Saved entries
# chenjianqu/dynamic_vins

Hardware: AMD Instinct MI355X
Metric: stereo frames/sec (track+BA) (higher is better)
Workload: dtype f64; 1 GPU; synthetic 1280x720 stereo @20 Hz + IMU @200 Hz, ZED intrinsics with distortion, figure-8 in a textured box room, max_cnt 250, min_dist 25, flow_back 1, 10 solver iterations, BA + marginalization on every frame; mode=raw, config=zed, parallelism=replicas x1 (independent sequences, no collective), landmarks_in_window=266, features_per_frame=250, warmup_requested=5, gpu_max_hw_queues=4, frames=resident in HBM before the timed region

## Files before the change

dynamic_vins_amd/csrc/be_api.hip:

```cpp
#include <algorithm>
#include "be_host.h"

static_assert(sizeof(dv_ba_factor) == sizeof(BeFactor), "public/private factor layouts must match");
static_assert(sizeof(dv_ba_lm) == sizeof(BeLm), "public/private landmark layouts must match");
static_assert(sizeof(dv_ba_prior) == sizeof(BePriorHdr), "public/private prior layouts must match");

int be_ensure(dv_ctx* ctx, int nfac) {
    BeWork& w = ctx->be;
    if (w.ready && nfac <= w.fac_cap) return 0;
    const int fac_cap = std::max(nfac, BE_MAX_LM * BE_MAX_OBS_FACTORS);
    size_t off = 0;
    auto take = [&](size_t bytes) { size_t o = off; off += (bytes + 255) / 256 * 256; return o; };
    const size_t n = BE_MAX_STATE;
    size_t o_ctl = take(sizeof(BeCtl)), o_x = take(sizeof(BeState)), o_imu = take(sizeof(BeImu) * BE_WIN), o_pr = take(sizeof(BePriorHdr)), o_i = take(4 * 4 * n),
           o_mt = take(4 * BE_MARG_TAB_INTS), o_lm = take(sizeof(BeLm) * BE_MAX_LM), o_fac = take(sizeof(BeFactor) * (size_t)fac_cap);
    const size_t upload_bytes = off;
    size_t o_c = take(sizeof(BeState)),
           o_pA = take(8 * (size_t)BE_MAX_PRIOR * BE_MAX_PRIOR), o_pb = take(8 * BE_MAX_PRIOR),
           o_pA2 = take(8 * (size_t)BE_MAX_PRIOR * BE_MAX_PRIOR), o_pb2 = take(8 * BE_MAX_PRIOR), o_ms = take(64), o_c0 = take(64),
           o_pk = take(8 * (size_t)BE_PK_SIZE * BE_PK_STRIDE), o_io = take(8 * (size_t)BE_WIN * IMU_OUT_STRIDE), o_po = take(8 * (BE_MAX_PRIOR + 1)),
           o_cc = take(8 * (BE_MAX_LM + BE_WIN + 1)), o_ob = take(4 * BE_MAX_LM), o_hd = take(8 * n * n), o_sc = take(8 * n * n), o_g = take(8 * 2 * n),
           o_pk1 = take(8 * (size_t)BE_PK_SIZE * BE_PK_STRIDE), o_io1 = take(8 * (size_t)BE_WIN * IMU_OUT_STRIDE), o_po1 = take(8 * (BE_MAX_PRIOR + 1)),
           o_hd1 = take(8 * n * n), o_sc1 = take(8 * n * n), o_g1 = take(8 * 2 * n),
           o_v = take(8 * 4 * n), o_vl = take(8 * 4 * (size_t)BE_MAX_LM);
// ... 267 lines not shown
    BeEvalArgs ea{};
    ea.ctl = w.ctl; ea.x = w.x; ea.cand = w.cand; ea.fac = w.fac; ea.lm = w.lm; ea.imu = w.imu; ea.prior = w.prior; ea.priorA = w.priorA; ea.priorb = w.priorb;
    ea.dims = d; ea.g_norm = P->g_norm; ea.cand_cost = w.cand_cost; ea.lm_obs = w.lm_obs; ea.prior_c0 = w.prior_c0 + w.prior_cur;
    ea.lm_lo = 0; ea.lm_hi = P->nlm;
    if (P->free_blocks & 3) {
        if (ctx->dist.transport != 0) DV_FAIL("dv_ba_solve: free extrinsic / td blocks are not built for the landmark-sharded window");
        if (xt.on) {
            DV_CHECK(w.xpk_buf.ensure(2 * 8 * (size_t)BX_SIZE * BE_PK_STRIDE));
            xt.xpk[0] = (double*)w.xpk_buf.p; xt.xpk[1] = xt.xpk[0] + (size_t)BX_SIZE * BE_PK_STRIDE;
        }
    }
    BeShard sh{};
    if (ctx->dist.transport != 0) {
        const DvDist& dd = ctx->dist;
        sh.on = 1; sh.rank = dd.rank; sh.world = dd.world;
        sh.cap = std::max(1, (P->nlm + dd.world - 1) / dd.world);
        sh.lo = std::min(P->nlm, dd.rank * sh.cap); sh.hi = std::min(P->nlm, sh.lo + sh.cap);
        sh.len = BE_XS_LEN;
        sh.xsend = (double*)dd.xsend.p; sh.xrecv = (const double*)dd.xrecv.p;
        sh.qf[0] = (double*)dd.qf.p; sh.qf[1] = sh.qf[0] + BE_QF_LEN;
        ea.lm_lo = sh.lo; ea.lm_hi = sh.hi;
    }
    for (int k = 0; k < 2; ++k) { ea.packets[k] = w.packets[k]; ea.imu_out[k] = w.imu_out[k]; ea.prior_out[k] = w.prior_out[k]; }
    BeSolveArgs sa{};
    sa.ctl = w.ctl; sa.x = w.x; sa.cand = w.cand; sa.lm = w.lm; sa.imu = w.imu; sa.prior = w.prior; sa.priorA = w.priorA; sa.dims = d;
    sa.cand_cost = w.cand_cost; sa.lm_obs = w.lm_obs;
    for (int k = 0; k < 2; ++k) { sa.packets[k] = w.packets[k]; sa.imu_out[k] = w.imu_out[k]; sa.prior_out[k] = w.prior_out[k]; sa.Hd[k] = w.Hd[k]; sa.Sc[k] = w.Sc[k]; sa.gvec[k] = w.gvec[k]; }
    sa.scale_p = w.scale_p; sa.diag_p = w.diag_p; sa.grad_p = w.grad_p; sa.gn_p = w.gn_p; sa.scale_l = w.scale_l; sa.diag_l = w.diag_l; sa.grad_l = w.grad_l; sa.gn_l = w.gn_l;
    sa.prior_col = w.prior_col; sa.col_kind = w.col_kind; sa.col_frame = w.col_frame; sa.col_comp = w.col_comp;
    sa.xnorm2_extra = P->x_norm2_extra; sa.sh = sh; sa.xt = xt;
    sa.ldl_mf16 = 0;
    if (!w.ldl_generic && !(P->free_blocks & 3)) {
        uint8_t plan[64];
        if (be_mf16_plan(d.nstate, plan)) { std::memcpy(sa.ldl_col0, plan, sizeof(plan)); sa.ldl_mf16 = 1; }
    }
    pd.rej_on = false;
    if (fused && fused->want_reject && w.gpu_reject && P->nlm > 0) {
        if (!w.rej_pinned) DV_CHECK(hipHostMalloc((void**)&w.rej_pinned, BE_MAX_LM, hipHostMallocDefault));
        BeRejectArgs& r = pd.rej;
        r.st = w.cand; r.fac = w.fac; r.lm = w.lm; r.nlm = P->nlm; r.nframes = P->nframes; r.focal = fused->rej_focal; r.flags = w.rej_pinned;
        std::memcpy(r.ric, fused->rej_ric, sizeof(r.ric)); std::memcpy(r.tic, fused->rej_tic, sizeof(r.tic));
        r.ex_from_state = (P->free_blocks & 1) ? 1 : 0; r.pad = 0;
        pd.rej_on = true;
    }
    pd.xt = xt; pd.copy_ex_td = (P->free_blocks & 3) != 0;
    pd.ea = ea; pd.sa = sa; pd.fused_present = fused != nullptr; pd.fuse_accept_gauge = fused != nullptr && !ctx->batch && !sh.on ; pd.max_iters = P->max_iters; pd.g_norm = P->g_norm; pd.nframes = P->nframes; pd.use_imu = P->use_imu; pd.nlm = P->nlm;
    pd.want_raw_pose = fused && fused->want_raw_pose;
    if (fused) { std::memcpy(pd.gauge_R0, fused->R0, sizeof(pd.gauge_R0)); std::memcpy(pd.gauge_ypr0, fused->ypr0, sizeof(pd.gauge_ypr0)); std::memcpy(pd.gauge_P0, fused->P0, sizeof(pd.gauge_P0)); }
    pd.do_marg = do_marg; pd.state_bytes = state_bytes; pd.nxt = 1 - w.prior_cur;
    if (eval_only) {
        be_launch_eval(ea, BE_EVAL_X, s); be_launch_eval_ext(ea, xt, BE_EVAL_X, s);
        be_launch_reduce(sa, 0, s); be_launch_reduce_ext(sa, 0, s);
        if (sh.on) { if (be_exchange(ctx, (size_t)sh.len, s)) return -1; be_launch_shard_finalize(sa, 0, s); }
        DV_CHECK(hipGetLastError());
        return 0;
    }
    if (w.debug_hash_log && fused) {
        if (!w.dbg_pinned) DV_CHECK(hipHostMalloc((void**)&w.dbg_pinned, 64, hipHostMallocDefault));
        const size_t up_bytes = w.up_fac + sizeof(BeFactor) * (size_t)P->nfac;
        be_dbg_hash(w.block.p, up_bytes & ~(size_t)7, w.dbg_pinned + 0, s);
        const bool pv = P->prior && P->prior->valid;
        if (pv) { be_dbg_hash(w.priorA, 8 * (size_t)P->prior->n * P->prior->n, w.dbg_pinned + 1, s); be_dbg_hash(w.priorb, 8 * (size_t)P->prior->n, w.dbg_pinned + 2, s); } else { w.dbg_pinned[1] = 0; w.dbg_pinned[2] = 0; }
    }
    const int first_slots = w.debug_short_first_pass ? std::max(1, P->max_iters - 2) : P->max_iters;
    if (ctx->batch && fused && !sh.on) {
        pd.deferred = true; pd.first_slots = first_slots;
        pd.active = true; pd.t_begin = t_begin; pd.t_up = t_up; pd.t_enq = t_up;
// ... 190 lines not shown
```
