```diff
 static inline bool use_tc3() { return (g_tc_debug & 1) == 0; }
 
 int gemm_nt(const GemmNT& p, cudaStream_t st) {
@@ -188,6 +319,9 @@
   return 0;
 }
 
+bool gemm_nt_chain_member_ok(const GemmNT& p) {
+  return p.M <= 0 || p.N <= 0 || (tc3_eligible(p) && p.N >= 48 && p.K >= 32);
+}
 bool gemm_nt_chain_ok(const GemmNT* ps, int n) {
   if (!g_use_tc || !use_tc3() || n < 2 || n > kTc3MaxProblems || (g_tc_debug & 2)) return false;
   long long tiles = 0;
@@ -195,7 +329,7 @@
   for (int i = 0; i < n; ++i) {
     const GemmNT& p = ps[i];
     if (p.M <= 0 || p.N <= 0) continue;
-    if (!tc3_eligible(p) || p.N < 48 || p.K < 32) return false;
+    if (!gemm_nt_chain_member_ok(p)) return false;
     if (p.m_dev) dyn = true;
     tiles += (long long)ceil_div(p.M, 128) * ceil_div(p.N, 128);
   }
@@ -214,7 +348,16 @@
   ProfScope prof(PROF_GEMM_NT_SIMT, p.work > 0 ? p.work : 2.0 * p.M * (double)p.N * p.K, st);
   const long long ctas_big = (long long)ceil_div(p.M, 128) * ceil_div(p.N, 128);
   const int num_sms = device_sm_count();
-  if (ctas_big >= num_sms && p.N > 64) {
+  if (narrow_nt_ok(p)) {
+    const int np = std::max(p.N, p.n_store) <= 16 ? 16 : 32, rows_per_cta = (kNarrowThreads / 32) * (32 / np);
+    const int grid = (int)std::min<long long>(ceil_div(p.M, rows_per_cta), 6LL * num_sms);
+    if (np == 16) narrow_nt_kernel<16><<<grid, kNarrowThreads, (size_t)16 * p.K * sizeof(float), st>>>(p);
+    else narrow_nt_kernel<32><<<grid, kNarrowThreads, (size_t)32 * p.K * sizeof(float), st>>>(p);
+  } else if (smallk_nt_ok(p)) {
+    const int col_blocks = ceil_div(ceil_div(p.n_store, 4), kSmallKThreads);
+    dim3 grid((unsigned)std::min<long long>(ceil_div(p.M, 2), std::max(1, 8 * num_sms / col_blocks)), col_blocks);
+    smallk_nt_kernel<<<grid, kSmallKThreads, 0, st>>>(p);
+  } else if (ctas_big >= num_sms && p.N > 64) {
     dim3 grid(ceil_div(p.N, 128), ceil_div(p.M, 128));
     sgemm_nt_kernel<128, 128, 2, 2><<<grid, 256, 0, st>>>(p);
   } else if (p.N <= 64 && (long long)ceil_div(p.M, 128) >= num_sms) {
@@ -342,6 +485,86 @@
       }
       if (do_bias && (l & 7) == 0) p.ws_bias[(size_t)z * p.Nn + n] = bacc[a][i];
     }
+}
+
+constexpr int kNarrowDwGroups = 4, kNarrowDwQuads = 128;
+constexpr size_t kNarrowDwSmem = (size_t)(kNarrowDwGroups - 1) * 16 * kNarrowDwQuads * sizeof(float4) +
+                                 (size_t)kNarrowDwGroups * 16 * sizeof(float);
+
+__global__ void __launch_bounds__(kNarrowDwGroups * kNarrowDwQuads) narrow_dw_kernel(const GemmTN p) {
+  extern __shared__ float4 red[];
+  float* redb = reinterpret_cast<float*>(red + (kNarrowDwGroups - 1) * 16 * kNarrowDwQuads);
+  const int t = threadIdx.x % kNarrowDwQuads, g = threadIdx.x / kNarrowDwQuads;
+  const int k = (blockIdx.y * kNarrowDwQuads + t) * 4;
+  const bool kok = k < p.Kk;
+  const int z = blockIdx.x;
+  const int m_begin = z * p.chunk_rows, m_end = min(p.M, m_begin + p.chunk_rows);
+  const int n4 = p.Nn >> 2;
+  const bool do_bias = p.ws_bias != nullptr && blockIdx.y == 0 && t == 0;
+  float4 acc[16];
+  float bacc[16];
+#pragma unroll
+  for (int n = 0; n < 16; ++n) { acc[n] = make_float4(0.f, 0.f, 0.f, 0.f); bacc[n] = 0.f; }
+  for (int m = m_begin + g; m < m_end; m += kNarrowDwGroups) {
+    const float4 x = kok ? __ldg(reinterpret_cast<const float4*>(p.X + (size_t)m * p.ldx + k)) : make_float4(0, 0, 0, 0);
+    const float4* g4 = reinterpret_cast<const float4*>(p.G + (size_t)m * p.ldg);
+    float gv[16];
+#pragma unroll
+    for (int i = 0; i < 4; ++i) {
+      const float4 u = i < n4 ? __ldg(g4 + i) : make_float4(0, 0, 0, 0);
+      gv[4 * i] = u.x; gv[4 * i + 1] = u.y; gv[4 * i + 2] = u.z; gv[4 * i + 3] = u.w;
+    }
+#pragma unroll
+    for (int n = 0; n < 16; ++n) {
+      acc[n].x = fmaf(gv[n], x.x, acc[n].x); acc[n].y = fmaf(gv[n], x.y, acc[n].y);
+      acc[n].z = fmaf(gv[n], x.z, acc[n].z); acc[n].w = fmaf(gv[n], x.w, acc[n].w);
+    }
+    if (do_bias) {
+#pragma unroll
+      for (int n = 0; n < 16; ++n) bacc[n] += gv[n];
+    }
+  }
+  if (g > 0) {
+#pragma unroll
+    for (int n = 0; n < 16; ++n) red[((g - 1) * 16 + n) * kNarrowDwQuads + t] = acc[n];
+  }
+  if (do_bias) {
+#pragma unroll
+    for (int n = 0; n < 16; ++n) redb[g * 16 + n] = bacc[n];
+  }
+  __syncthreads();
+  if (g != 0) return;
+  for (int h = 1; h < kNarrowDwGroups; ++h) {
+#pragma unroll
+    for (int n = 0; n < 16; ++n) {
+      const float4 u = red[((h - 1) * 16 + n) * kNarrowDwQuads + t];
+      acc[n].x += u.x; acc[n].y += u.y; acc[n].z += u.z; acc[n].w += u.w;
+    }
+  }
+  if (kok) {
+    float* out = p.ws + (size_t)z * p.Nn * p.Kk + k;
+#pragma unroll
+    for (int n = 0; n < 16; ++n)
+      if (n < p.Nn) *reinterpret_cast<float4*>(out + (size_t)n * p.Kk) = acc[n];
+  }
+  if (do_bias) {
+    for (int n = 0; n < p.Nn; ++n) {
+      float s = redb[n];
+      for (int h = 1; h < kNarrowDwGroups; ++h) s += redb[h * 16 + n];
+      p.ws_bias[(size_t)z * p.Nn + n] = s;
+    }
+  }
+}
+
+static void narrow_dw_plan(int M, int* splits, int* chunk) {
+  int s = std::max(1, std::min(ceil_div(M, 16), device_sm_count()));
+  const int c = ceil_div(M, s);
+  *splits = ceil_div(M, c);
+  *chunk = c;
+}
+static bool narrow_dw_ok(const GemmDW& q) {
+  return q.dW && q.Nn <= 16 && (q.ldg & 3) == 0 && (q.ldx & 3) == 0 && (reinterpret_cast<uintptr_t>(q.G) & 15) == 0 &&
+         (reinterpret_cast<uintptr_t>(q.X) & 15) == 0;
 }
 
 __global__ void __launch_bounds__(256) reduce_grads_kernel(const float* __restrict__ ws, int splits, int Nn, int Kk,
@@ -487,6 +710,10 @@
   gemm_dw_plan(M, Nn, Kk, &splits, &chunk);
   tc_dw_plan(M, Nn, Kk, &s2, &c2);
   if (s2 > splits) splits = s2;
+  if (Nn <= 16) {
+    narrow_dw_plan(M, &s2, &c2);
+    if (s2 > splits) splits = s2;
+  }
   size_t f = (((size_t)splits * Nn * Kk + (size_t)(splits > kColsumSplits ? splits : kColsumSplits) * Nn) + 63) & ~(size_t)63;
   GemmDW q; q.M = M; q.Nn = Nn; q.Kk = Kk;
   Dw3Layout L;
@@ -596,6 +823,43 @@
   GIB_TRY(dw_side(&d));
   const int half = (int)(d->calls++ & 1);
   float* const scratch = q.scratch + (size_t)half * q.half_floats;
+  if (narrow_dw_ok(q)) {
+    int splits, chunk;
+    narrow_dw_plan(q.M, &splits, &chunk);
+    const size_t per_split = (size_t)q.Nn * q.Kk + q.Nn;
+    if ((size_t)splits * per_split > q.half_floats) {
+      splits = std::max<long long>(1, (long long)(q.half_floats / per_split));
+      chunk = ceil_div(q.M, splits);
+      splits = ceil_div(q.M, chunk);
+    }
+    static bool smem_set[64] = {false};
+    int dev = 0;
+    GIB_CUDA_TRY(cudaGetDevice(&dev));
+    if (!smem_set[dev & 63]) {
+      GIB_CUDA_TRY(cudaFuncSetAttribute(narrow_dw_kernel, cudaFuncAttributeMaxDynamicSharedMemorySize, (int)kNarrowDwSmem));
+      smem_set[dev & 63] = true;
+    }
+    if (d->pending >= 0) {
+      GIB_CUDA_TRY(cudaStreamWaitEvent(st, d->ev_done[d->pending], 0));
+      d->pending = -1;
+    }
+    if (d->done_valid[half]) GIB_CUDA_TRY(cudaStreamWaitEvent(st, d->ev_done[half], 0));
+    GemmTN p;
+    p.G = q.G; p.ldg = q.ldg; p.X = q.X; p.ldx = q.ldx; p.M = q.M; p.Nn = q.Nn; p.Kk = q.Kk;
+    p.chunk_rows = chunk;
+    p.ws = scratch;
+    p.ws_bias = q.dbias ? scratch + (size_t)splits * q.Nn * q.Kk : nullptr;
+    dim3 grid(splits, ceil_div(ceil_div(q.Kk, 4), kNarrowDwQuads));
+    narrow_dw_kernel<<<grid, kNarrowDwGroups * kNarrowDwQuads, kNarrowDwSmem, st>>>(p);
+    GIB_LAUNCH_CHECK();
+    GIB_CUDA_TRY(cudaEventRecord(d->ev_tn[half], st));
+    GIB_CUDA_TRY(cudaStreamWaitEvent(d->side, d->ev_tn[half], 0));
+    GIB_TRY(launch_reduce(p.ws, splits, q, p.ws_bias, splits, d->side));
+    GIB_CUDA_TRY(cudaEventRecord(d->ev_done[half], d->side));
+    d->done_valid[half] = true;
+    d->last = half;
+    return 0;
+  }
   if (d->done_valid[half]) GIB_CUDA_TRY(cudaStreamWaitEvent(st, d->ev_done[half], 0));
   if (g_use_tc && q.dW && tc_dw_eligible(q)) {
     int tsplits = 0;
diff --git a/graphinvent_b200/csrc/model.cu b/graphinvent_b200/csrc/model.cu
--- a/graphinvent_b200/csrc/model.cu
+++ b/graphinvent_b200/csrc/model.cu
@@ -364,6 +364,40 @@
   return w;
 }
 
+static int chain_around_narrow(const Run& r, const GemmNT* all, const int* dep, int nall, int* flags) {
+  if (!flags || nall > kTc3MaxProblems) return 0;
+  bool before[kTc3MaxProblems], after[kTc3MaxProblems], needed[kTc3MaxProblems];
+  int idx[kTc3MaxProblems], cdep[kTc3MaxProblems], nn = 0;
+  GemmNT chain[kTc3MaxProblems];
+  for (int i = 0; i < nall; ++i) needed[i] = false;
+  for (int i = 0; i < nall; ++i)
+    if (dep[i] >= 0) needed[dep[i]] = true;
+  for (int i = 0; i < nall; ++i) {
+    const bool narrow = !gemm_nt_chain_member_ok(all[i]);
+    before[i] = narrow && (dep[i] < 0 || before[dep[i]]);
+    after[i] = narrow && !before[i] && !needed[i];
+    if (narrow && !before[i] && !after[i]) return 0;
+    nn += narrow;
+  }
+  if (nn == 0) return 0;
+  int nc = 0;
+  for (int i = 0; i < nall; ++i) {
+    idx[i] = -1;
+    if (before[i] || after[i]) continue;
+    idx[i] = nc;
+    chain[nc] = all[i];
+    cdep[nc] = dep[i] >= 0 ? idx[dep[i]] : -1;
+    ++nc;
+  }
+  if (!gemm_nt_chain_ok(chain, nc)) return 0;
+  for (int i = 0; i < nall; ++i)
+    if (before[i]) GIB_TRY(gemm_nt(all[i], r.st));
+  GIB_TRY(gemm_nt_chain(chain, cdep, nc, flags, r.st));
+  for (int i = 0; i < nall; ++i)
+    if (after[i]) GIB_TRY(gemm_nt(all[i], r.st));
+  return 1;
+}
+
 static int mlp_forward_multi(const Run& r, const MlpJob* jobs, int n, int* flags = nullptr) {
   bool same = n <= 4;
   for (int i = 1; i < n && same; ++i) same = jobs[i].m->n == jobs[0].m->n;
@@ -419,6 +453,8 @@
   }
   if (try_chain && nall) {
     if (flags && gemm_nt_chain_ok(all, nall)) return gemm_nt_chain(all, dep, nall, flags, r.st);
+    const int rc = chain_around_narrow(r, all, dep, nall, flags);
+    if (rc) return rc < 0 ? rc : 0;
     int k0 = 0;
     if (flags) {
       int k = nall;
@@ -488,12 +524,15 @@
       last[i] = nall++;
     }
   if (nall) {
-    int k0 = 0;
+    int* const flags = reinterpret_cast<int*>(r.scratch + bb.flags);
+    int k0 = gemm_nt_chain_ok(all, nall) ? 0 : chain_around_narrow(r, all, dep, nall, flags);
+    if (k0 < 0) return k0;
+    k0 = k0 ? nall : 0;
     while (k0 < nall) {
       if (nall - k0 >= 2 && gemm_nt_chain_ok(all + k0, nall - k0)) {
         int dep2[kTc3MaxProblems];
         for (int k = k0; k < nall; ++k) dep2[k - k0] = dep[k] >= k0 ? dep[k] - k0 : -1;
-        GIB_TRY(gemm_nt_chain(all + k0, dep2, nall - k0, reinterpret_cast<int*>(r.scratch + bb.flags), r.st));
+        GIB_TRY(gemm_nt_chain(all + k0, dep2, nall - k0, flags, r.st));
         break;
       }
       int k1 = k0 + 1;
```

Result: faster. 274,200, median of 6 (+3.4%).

What is required
Please set down again, word for word, only the lines from the start of the entries through the line with "Metric: stereo frames/sec", both ends included.

Solution for this problem
# chenjianqu/dynamic_vins

Hardware: AMD Instinct MI355X
Metric: stereo frames/sec (track+BA) (higher is better)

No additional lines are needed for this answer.